# iPod mini install



## kdfgti (Mar 7, 2002)

This is still a work in progress but I thought i would share what I have so far. The tools used for this were: Two flat head screw drivers. A Dremel or similar tool. A cutting wheel for the tool. 
I wanted to incorparte my ipod mini into my VW with somewhat of a stealth appreance. I decieded to use the car's cupholder because of it's location and ability to retract out of sight. My orginal intention was to bond the mini's belt clip into the cup holder, but this did not work because of clearence.However the mini's belt clip attachs easily and firmly to lower section of the cup holer ( the part where the can/cup bottom would be supported).With this in mind we came up with a second idea still incorparating the clip and here it is.


























After living with this for a week I'm pretty happy with the results. The only thing I will change about the install is that I will reduce the size of the side arms. The arms need to be reduced so the tray will slide all the way back into the dash. 

_Modified by kdfgti at 12:35 AM 2-12-2005_


_Modified by kdfgti at 12:39 AM 2-12-2005_


----------



## hman (Jun 27, 2001)

*Re: iPod mini install (kdfgti)*

Are you wearing Moccasins?


----------



## CanadianTDI (Dec 23, 2004)

*Re: iPod mini install (hman)*


_Quote, originally posted by *hman* »_Are you wearing Moccasins?









haha... I was thinking the same thing...


----------



## Tiedran (Nov 16, 2004)

*Re: iPod mini install (kdfgti)*

I have the same slippers! lol


----------



## kdfgti (Mar 7, 2002)

Man, and I was just thinking "I hope they don't rip on my shoes". But hey I like em, they are soft.


----------



## uv23 (Mar 5, 1999)

*Re: iPod mini install (Tiedran)*

Or you could have just bought one of these: http://store.apple.com/1-800-M....0.13


----------



## Ferris Buehler (Feb 15, 2002)

*Re: iPod mini install (kdfgti)*

I was going to do that the same way if I ever got an IPOD.
But why did you take out both holders, IMO I would have kept one there and put the pod on one side.


----------



## kdfgti (Mar 7, 2002)

*Re: iPod mini install (Ferris Buehler)*


_Quote, originally posted by *Ferris Buehler* »_I was going to do that the same way if I ever got an IPOD.
But why did you take out both holders, IMO I would have kept one there and put the pod on one side.

we thought about it and it will work. I just didn't want to risk liquid spilling all over the pod.
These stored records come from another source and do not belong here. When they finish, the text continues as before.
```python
class IA2C:

    policy_cls = LstmPolicy
    per_agent_optimizer = True
    uses_fingerprint = False

    def __init__(self, n_s_ls, n_a_ls, neighbor_mask, distance_mask, coop_gamma, total_step, model_config,
                 seed=0, num_envs=1, device='cuda', dist_group=None, n_feat=None, n_feat_ls=None, obs_order=None):
        self.name = getattr(self, 'name', 'ia2c')
        self._init_algo(n_s_ls, n_a_ls, neighbor_mask, distance_mask, coop_gamma, total_step, seed,
                        model_config, num_envs, device, dist_group, n_feat, n_feat_ls, obs_order)
# ... 250 lines not shown
                os.environ.get('NMARL_MSG_CARRY', '1') == '0':
            return None
        if self._carry_buf is None:
            self._carry_buf = torch.zeros(self.n_agent, self.E, self.n_lstm, dtype=F32, device=self.device)
        d = dict(carry_in=self._carry_buf if (t > 0 and self._carry_holds == t) else None,
                 carry_out=self._carry_buf if t < self.n_step else None)
        mm = getattr(p, '_extra_full', {}).get('MM')
        if mm is not None and t + 1 < self.n_step and p.msg_kind == ops.MSG_MEAN_ADD:
            d['mean_next'] = mm[:, t + 1]
        self._carry_holds = t + 1 if t < self.n_step else -1
        return d

    S_bits = None

    def _relu_bits(self, t):
        if os.environ.get('NMARL_FC_BWD_PAIR', '1') == '0' or not getattr(self.policy, 'enc_writes_bits', False):
            return None
        if self.S_bits is None:
            self.S_bits = torch.zeros(self.n_agent, self.n_step, self.E, 4, dtype=torch.int32, device=self.device)
        p = self.policy
        p._bits_steps = 1 if t == 0 else p._bits_steps + 1
        return self.S_bits[:, t]

    def record(self, reward, done_post):
        t = self.t
        self.buf_r[t].copy_(self._norm_reward(reward))
        self.buf_done_post[t].copy_(done_post)
        self.t = t + 1

    def _norm_reward(self, r):
        if self.reward_norm > 0:
            r = r / self.reward_norm
        if self.reward_clip > 0:
            r = torch.clamp(r, -self.reward_clip, self.reward_clip)
        return r

    def load_rewards(self, raw_rewards):
        if self.reward_norm > 0:
            torch.div(raw_rewards, self.reward_norm, out=self.buf_r)
        else:
            torch.mul(raw_rewards, 1.0, out=self.buf_r)
        if self.reward_clip > 0:
            self.buf_r.clamp_(-self.reward_clip, self.reward_clip)
        self.t = self.n_step

    def bootstrap(self, done, action_scratch, mode=ops.SAMPLE_PHILOX, u=None, seed=0, env_id_base=0,
                  step=0, step_dev=None, done_is_zero=False, pre_encoded=False):
        assert self.t == self.n_step
        p = self.policy
        ob = None
        if pre_encoded:
            enc = self.encode_target(self.n_step)
        elif self.save_acts and p.enc_in_kernel(self.E, self.compact_obs):
            enc, ob = (self.encode_target(self.n_step) if p.coupled else None), dict(x=self.buf_x[self.n_step], fp=self.fp)
        elif self.save_acts and p.encodes_in_step(self.E, self.compact_obs):
            enc, ob = self.encode_target(self.n_step), self.buf_x[self.n_step]
        else:
            enc = p.encode(self.buf_x[self.n_step], self.fp)
        if self.save_acts and p.pv_one_launch(self.E):
            T = self.n_step
# ... 61 lines not shown
        per_agent = policy_loss + value_loss + entropy_loss
        self.last_loss = (policy_loss.detach(), value_loss.detach(), entropy_loss.detach(), per_agent.detach())
        return per_agent.sum()

    def update(self, R_end, rotate=True):
        lr = self.update_begin()
        self.update_grads(R_end)
        self.update_reduce()
        self.update_apply(lr, rotate=rotate)
        self.update_end()

    def update_begin(self):
        assert self.t == self.n_step, 'update() needs a full n_step batch (got %d)' % self.t
        self.cur_lr = self.lr_scheduler.get(self.n_step)
        return self.cur_lr

    @property
    def handoff_guarded(self):
        return bool(self.policy.coupled) and self.device.type == 'cuda'

    def update_grads(self, R_end):
        alpha = self.coop_gamma if self.coop_gamma >= 0 else -1.0
        T = self.n_step
        if self.save_acts and self.policy.pv_one_launch(self.E):
            with torch.no_grad():
                vn = self.buf_vn.view(self.n_agent, T * self.E)
                ops.nbr_action_value(self.buf_act.view(T * self.E, self.n_agent), self.policy.nbr_idx,
                                     self.policy.params['v_w'][:, self.n_lstm:], self.n_a, out=vn, accumulate=True)
                self.buf_v.copy_(self.buf_vn.permute(1, 0, 2))
        ops.nstep_return(self.buf_r, self.buf_v, self.buf_done_post, R_end.contiguous(), self.gamma, alpha,
                         self.dist_dev, self.R, self.Adv)
        ps = self.policy.params
        ps.begin_backward()
        FP = self.buf_fp[:T].permute(1, 0, 2, 3).reshape(self.n_agent, T * self.E, self.n_a)
        X = self.buf_x[:T]
        if self.save_acts:
            kw = {}
            if self.S_bits is not None and self.policy._bits_steps == T:
                kw['S_bits'] = self.S_bits
            Hs = self.policy.unroll_saved(X, FP, self.S_buf, self.G_buf, self.H_all, self.C_all,
                                          self.buf_done_pre, masked_steps=self.masked_steps, S_ext=self.S_ext, **kw)
        else:
            Hs = self.policy.unroll(X, FP, self.buf_done_pre, self.h_bw, self.c_bw, masked_steps=self.masked_steps)
        if not self._loss_backward_fused(Hs):
            loss = self._loss(Hs)
            loss.backward()
        ps.end_backward()
        if ps.mask is not None:
            ps.grad.mul_(ps.mask)
        if self._status_on_wire:
            ps.grad_tail.copy_(ops.handoff_status(self.device)[:1])

    @property
    def _status_on_wire(self):
# ... 14 lines not shown
            st = ops.handoff_status(self.device)[:1]
            torch.maximum(st, (ps.grad_tail != 0).to(torch.int32), out=st)
        if self.per_agent_optimizer:
            ops.rmsprop_tf_clip(ps.flat, ps.grad, ps.ms, ps.scratch, lr, self.rmsp_alpha, self.rmsp_epsilon,
                                self.max_grad_norm, scale, self.grad_norm, lr_dev=lr_dev, guard=guard)
        else:
            n = self.n_agent * ps.P
            ops.rmsprop_tf_clip(ps.flat.view(1, n), ps.grad.view(1, n), ps.ms.view(1, n), ps.scratch, lr,
                                self.rmsp_alpha, self.rmsp_epsilon, self.max_grad_norm, scale, self.grad_norm,
                                lr_dev=lr_dev, guard=guard)
        self._after_apply()
        if rotate:
            T = self.n_step
            self.h_bw.copy_(self.h_fw)
            self.c_bw.copy_(self.c_fw)
            self.buf_x[0].copy_(self.buf_x[T])
            self.buf_fp[0].copy_(self.buf_fp[T])

    def _after_apply(self):
        """Hook behind the optimiser step (ConseNet: the consensus averaging)."""

    def update_end(self):
        self.t = 0
        self.policy._enc_was_saved = False
        self.policy._bits_steps = 0
        self.policy._mm_was_saved = False

    def _obs_to_slab(self, obs):
        p = self.policy
        F, A = self.n_feat, self.n_a
        slab = np.zeros((1, self.n_agent, p.n_obs), dtype=np.float32)
        fp = None
        if not self._is_ma2c() and self.uses_fingerprint_obs():
            fp = np.zeros((self.n_agent, 1, p.n_na), dtype=np.float32)
        for i in range(self.n_agent):
            o = np.asarray(obs[i], dtype=np.float32)
            slab[0, i, :p.n_own[i]] = o[:p.n_own[i]]
            if self._is_ma2c():
                continue
            pos = p.n_own[i]
            for j in p.obs_order[i]:
                k = p.nbrs[i].index(j)
                slab[0, i, (k + 1) * F:(k + 1) * F + p.n_own[j]] = o[pos:pos + p.n_own[j]]
                pos += p.n_own[j]
            if fp is not None:
                for j in p.obs_order[i]:
# ... 176 lines not shown
```
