template <bool PK>
__global__ __launch_bounds__(256, 7) void gather_fixed_kernel(const char *__restrict__ b, uint64_t n, uint64_t n_rec, uint32_t L,
                                                              uint32_t P, uint32_t magic_p, uint32_t G, const uint32_t *__restrict__ perm,
                                                              uint8_t *__restrict__ dst, unsigned long long *__restrict__ not_fixed,
                                                              unsigned long long *__restrict__ not_packable)
{
    extern __shared__ uint4 gx_lds[];
    const int lane = threadIdx.x & 63, wave = threadIdx.x >> 6;
    const uint64_t r0 = ((uint64_t)blockIdx.x * 4u + (uint32_t)wave) * 64u;
    if (r0 >= n_rec || *(volatile unsigned long long *)not_fixed || (PK && *(volatile unsigned long long *)not_packable)) return;
    const uint32_t L1 = L + 1u, nr = (uint32_t)min((uint64_t)64, n_rec - r0), slot = slot_of(L), R = PK ? slot / 8u * 3u : slot;
    uint4 *W = gx_lds + (size_t)wave * (G * R / 16u);
    uint8_t *W8 = reinterpret_cast<uint8_t *>(W);
    const uint32_t mine = (uint32_t)lane < nr ? perm[r0 + lane] : 0u;
    bool bad = false;
    uint32_t alpha = 0;
    for (uint32_t c0 = 0; c0 < nr; c0 += G) {
        const uint32_t nc = min(G, nr - c0), total = nc * P;
        for (uint32_t p0 = 0; p0 < total; p0 += 64u * GPK) {
            uint4 v[GPK];
#pragma unroll
            for (int r = 0; r < GPK; r++) {
                const uint32_t p = p0 + (uint32_t)lane + 64u * r, rec = min(__umulhi(p, magic_p), nc - 1u), off = (p - rec * P) * 16u;
                const uint32_t s = (uint32_t)__shfl((int)mine, (int)(c0 + rec), 64);
                v[r] = make_uint4(0x0A0A0A0Au, 0x0A0A0A0Au, 0x0A0A0A0Au, 0x0A0A0A0Au);
                if (p < total && L >= off) v[r] = load16_clamped(b, (uint64_t)s * L1 + off, n);
            }
#pragma unroll
            for (int r = 0; r < GPK; r++) {
                const uint32_t p = p0 + (uint32_t)lane + 64u * r, rec = min(__umulhi(p, magic_p), nc - 1u), off = (p - rec * P) * 16u;
                if (p >= total) continue;
                uint32_t w[4] = {v[r].x, v[r].y, v[r].z, v[r].w};
                if (L >= off) {
                    const uint32_t m = nl_mask16(v[r]), e = L - off;
                    const uint32_t want = e < 16u ? 1u << e : 0u, valid = e < 16u ? (2u << e) - 1u : 0xFFFFu;
                    bad |= ((m ^ want) & valid) != 0u;
                }
                const int keep = (int)min(16u, L > off ? L - off : 0u);
                if (keep < 16) {
#pragma unroll
                    for (int d = 0; d < 4; d++) {
                        const int k = keep - 4 * d;
                        if (k <= 0) w[d] = 0x0A0A0A0Au;
                        else if (k < 4) { const uint32_t mk = (1u << (8 * k)) - 1u; w[d] = (w[d] & mk) | (0x0A0A0A0Au & ~mk); }
                    }
                }
                if (PK) {
                    alpha |= not_packable4(w[0]) | not_packable4(w[1]) | not_packable4(w[2]) | not_packable4(w[3]);
                    uint32_t code, inv;
                    ss::dev::encode16(w, code, inv);
                    uint8_t *q = W8 + rec * R + (off >> 4) * 6u;
                    q[0] = (uint8_t)code; q[1] = (uint8_t)(code >> 8); q[2] = (uint8_t)inv;
                    if (off + 16u <= slot) { q[3] = (uint8_t)(code >> 16); q[4] = (uint8_t)(code >> 24); q[5] = (uint8_t)(inv >> 8); }
                } else {
                    uint64_t *q = reinterpret_cast<uint64_t *>(W8 + rec * R + off);
                    q[0] = (uint64_t)w[0] | ((uint64_t)w[1] << 32);
                    if (off + 16u <= slot) q[1] = (uint64_t)w[2] | ((uint64_t)w[3] << 32);
                }
            }
        }
        __builtin_amdgcn_fence(__ATOMIC_RELEASE, "wavefront");
        __builtin_amdgcn_wave_barrier();
        __builtin_amdgcn_fence(__ATOMIC_ACQUIRE, "wavefront");
        const uint32_t span = nc * R;
        uint8_t *out = dst + (r0 + c0) * R;
        for (uint32_t q = (uint32_t)lane * 16u; q < span; q += 1024u) {
            if (q + 16u <= span) *reinterpret_cast<uint4 *>(__builtin_assume_aligned(out + q, 16)) = W[q >> 4];
            else for (uint32_t k = q; k < span; k++) out[k] = W8[k];
        }
        __builtin_amdgcn_fence(__ATOMIC_RELEASE, "wavefront");
        __builtin_amdgcn_wave_barrier();
        __builtin_amdgcn_fence(__ATOMIC_ACQUIRE, "wavefront");
    }
    if (__ballot(bad) && lane == 0 && !*(volatile unsigned long long *)not_fixed) atomicOr(not_fixed, 1ull);
    if (PK && __ballot(alpha != 0u) && lane == 0 && !*(volatile unsigned long long *)not_packable) atomicOr(not_packable, 1ull);
}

I may go to the junk yard and make one with a one sided cup holder as well.


----------



## kdfgti (Mar 7, 2002)

*Re: iPod mini install (uv23)*


_Quote, originally posted by *uv23* »_Or you could have just bought one of these: http://store.apple.com/1-800-M....0.13









I thought about that as well. But I wanted to be able 
a.save space
b.keep a stock look by making it retractable
c. save money because Im poor








I like it because i just unclip it from the car and it's ready to go. I can list to the same song in and out of my car by unpluging one jack for another.


_Modified by kdfgti at 5:14 AM 2-12-2005_


----------



## gymflint (Aug 27, 2004)

*Re: iPod mini install (kdfgti)*

Some where in this vortex I read about a guy who rigged his ipod up to the Vw cd changer. It was pretty slick. Maybe a search wouold show it.
Wait till people start putting the mac mini computer in their cars.


----------



## kdfgti (Mar 7, 2002)

Yeah the mac mini would fit nice in the glove box.


----------



## borajake (Jun 2, 2003)

*Re: (kdfgti)*


_Quote, originally posted by *kdfgti* »_Man, and I was just thinking "I hope they don't rip on my shoes". But hey I like em, they are soft.

Right on man. I got a pair too http://****************.com/smile/emthup.gif


----------